* ACTIVITY:
Pick out the lines below that contain the string "switch" and copy them all.

═══ SUPPLIED MATERIAL

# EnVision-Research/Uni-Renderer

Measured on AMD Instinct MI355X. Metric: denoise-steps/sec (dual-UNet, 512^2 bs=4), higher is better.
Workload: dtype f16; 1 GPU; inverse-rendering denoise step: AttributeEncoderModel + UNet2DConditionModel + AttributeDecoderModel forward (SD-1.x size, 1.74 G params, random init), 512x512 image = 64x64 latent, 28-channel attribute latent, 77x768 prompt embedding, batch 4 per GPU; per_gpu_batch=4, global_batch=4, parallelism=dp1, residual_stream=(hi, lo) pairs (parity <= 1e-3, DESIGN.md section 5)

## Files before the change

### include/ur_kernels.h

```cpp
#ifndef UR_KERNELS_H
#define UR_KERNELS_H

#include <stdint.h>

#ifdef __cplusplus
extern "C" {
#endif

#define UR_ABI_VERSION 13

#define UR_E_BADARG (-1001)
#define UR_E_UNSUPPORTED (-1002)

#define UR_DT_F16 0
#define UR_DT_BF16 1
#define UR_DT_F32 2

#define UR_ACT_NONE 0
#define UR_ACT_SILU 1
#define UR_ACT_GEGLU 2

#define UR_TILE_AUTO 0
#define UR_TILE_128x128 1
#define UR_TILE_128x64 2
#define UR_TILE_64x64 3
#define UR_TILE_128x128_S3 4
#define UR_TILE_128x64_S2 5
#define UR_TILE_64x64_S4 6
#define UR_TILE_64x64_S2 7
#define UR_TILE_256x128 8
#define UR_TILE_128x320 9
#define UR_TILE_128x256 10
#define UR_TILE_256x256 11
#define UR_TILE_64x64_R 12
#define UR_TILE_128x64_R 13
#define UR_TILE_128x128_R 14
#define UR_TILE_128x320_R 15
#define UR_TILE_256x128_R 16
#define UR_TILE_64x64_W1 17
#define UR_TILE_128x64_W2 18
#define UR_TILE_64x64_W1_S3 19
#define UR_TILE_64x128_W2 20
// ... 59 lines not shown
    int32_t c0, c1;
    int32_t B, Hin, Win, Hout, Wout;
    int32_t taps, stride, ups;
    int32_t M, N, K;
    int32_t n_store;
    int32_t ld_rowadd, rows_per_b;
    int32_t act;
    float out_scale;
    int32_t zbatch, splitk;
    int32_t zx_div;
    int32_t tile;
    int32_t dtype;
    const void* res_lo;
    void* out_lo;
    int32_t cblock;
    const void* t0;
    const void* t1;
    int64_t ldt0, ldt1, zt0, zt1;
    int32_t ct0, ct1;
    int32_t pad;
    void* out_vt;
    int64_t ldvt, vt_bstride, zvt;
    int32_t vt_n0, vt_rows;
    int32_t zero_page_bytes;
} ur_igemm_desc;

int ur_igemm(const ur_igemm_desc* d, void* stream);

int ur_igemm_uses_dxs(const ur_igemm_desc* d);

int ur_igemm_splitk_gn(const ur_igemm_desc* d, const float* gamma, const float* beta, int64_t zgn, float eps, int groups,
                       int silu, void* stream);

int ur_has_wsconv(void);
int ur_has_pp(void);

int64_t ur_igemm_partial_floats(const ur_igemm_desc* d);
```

══════
═══ SUPPLIED MATERIAL

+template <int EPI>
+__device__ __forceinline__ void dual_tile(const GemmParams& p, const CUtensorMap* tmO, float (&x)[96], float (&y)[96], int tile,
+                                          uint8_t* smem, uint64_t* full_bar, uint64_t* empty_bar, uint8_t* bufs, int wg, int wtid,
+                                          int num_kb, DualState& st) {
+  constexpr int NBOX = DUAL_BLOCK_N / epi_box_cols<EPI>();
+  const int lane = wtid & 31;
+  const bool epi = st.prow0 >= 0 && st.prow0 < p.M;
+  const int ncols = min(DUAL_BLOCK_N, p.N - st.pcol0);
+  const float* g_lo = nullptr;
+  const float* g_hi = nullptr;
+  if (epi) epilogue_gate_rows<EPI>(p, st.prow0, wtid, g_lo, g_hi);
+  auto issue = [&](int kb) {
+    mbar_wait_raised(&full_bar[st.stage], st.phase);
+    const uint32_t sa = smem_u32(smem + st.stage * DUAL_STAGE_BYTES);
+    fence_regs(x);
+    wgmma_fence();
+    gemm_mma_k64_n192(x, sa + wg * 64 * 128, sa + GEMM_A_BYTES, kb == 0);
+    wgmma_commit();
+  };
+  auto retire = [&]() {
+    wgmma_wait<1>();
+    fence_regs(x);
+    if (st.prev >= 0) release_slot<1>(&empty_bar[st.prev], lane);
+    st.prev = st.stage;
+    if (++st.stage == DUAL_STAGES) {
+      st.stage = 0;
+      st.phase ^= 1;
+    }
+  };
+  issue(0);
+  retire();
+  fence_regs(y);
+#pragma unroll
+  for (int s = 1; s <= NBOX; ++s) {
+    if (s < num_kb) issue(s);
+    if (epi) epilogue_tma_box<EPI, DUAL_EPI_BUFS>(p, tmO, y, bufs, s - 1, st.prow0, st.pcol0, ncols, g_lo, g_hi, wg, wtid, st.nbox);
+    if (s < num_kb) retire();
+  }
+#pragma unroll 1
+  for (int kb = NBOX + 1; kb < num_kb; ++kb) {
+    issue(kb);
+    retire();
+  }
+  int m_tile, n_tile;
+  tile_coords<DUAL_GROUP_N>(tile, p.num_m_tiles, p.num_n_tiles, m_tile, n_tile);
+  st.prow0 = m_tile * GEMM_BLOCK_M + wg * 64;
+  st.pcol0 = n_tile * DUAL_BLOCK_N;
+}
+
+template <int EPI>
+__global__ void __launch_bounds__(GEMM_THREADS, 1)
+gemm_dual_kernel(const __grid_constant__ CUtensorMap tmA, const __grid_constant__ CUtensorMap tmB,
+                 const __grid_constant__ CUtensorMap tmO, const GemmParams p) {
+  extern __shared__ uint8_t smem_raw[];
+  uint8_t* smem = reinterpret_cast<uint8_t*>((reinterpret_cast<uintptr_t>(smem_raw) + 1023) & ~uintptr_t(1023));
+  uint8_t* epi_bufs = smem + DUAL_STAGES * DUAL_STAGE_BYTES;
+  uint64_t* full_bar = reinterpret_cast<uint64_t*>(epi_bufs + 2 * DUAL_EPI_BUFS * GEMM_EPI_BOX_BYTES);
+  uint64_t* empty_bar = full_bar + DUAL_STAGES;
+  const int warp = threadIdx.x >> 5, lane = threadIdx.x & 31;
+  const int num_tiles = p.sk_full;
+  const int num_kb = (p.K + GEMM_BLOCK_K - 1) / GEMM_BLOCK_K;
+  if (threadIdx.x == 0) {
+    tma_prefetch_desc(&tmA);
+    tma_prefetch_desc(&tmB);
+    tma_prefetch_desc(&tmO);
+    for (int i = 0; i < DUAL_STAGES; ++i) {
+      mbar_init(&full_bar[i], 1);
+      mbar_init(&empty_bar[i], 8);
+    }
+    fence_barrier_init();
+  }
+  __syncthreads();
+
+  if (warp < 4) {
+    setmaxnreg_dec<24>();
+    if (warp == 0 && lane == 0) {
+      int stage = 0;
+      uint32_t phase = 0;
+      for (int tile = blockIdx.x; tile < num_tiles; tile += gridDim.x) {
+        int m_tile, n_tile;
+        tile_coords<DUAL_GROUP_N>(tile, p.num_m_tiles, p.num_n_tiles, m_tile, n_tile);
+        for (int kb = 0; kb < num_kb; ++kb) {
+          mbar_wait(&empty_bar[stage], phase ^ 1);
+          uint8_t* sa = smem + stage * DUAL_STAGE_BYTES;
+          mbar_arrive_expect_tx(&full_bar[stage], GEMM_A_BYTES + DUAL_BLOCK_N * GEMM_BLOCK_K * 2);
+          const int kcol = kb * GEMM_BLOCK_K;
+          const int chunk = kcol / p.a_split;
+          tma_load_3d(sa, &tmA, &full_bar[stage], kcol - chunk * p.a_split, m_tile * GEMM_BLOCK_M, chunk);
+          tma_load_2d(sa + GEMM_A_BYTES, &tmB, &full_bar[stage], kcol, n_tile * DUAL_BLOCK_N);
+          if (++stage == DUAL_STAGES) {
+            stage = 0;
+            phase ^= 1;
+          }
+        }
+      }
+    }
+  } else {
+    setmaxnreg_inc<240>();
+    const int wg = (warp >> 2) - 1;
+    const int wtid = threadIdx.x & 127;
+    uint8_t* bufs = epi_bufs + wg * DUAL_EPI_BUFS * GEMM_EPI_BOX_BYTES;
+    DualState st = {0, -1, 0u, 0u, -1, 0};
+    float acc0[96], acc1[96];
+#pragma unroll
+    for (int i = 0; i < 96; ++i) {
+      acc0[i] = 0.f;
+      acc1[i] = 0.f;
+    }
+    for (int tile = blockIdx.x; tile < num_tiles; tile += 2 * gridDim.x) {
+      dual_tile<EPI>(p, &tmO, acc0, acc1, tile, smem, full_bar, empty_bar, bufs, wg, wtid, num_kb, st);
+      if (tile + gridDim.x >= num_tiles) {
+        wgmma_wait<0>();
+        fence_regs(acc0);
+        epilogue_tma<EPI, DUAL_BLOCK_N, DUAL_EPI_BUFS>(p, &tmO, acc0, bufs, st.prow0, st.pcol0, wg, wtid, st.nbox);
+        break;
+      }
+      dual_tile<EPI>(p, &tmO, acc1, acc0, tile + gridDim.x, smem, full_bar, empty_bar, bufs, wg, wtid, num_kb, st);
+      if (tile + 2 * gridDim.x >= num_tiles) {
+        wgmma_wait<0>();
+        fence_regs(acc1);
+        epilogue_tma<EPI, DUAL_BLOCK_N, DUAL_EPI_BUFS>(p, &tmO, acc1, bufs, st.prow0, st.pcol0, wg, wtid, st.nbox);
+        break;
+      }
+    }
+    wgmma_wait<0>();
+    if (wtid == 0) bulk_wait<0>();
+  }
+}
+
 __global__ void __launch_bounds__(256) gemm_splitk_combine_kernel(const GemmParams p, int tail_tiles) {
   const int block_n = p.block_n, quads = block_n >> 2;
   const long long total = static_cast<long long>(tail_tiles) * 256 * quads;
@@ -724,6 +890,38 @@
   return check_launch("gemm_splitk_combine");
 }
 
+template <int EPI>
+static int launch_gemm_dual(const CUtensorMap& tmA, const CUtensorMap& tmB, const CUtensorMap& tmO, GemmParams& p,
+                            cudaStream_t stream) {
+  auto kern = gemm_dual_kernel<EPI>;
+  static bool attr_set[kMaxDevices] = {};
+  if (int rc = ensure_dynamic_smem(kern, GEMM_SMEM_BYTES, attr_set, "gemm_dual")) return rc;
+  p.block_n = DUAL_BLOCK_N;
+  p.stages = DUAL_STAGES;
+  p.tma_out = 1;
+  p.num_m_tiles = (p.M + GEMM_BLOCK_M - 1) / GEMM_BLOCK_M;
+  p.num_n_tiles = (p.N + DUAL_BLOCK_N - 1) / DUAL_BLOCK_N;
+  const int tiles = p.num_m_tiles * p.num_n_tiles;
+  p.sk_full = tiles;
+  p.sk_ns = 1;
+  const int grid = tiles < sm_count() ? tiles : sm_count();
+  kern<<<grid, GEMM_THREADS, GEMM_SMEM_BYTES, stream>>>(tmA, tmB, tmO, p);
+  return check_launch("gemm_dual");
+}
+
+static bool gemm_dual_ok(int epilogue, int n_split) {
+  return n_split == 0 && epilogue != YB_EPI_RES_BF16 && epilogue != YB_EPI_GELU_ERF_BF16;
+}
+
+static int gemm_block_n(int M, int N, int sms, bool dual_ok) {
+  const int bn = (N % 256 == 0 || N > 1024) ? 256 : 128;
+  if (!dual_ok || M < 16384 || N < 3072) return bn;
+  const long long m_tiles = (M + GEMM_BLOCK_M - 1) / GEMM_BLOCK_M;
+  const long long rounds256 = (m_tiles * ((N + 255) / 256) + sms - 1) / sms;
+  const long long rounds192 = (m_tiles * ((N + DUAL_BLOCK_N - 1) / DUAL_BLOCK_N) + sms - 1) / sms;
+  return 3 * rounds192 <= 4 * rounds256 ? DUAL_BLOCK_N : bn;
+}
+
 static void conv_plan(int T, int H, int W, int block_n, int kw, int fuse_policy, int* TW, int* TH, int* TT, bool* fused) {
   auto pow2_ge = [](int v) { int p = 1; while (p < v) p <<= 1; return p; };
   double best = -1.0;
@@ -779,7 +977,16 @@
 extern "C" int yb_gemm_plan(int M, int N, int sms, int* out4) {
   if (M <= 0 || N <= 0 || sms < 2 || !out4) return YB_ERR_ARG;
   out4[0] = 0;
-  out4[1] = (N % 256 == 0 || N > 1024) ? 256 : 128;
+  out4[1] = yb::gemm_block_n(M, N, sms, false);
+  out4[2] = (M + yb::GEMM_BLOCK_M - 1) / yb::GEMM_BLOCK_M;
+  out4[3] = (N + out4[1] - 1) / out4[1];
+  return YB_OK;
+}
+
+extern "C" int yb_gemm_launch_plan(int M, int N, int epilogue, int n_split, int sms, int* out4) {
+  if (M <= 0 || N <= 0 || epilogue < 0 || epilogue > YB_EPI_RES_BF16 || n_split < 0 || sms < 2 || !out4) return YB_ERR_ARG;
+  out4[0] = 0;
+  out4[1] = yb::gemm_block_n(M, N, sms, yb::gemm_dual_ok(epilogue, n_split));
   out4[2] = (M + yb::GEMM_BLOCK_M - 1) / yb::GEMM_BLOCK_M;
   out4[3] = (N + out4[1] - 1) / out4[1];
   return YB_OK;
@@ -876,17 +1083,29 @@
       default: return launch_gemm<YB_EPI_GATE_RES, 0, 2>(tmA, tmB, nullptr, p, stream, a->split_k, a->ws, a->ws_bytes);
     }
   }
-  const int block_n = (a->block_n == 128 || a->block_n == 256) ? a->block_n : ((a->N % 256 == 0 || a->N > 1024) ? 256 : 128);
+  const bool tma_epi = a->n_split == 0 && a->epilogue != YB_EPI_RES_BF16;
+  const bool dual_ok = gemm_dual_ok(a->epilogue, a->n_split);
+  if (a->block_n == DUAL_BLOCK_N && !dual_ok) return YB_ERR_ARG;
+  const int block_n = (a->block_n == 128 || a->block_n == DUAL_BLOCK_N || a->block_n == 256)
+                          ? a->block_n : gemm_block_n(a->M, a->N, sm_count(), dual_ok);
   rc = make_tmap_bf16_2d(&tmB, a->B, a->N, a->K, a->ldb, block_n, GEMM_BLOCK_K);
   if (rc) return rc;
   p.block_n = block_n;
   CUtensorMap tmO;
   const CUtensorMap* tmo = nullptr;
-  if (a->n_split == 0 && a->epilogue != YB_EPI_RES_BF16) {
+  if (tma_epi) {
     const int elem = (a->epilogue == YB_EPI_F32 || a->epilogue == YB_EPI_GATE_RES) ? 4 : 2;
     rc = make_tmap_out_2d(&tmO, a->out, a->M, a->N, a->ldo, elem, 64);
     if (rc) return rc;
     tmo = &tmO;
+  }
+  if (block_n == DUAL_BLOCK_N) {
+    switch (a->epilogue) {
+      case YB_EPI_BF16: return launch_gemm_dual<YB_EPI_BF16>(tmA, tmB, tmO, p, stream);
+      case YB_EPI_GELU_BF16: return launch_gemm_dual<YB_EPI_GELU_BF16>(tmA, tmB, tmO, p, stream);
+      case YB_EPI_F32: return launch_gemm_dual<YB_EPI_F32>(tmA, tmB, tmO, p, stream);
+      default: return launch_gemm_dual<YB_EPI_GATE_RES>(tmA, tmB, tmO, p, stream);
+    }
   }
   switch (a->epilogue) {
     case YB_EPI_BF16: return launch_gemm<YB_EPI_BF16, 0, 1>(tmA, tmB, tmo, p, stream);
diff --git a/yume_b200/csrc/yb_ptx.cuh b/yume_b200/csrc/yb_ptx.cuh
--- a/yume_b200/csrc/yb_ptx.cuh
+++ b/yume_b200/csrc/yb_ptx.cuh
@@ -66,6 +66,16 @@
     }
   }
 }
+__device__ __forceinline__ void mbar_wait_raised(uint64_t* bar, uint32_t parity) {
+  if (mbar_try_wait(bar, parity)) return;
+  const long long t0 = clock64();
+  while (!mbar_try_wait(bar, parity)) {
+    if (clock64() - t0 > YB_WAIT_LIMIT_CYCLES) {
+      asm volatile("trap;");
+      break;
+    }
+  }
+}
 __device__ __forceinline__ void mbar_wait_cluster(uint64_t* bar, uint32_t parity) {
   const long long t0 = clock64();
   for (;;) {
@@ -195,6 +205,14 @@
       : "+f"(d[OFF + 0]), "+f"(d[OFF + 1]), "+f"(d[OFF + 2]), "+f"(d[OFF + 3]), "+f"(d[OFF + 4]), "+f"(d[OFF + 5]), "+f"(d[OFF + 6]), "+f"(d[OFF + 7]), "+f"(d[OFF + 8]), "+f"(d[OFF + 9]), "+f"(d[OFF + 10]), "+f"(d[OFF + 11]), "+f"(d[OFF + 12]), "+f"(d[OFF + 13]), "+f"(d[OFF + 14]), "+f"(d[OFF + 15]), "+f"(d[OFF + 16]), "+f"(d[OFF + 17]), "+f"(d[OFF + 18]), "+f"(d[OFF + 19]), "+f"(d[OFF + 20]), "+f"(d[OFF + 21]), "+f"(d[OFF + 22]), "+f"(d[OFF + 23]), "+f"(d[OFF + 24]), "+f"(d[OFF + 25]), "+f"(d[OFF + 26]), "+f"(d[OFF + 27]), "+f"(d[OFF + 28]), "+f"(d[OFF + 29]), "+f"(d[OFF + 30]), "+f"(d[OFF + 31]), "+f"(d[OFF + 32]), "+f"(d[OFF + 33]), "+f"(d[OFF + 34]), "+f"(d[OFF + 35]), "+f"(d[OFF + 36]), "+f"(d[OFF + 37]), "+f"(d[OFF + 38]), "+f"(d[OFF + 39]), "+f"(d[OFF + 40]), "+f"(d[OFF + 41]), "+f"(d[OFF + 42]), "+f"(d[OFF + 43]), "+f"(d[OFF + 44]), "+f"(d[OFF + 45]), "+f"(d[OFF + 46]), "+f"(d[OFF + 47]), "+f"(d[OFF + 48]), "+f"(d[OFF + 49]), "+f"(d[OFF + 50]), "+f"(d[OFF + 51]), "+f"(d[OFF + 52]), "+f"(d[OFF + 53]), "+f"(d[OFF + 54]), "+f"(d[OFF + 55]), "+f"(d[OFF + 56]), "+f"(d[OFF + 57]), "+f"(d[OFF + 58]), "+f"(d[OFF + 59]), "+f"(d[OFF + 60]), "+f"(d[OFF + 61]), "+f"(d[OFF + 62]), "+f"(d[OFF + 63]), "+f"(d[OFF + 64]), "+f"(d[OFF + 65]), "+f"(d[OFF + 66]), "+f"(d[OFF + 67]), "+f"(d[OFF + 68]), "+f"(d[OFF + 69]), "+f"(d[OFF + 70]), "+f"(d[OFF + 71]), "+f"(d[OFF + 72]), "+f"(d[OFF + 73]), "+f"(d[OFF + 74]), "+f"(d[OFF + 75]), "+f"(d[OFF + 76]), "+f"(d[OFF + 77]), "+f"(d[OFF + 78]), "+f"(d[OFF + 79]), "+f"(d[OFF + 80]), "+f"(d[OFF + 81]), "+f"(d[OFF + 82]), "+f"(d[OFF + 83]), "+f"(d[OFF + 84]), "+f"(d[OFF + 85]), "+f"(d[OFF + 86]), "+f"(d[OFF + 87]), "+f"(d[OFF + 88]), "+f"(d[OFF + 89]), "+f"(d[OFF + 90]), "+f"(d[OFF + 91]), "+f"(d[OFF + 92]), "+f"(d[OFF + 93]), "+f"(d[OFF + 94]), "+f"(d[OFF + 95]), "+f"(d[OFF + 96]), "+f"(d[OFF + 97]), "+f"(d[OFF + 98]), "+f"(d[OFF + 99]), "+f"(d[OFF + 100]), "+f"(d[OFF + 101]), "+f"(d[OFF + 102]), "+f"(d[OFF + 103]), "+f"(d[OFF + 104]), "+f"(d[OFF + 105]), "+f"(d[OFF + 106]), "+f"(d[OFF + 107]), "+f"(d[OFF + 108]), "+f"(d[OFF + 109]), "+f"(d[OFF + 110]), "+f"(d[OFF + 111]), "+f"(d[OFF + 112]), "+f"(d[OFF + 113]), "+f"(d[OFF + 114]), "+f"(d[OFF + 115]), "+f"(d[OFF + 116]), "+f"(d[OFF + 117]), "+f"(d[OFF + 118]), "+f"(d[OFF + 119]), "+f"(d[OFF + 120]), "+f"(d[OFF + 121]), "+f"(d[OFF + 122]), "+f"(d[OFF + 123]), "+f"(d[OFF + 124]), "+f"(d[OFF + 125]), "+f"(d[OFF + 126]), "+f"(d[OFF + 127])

══════

* FINISHED TASK:
+    switch (a->epilogue) {
   switch (a->epilogue) {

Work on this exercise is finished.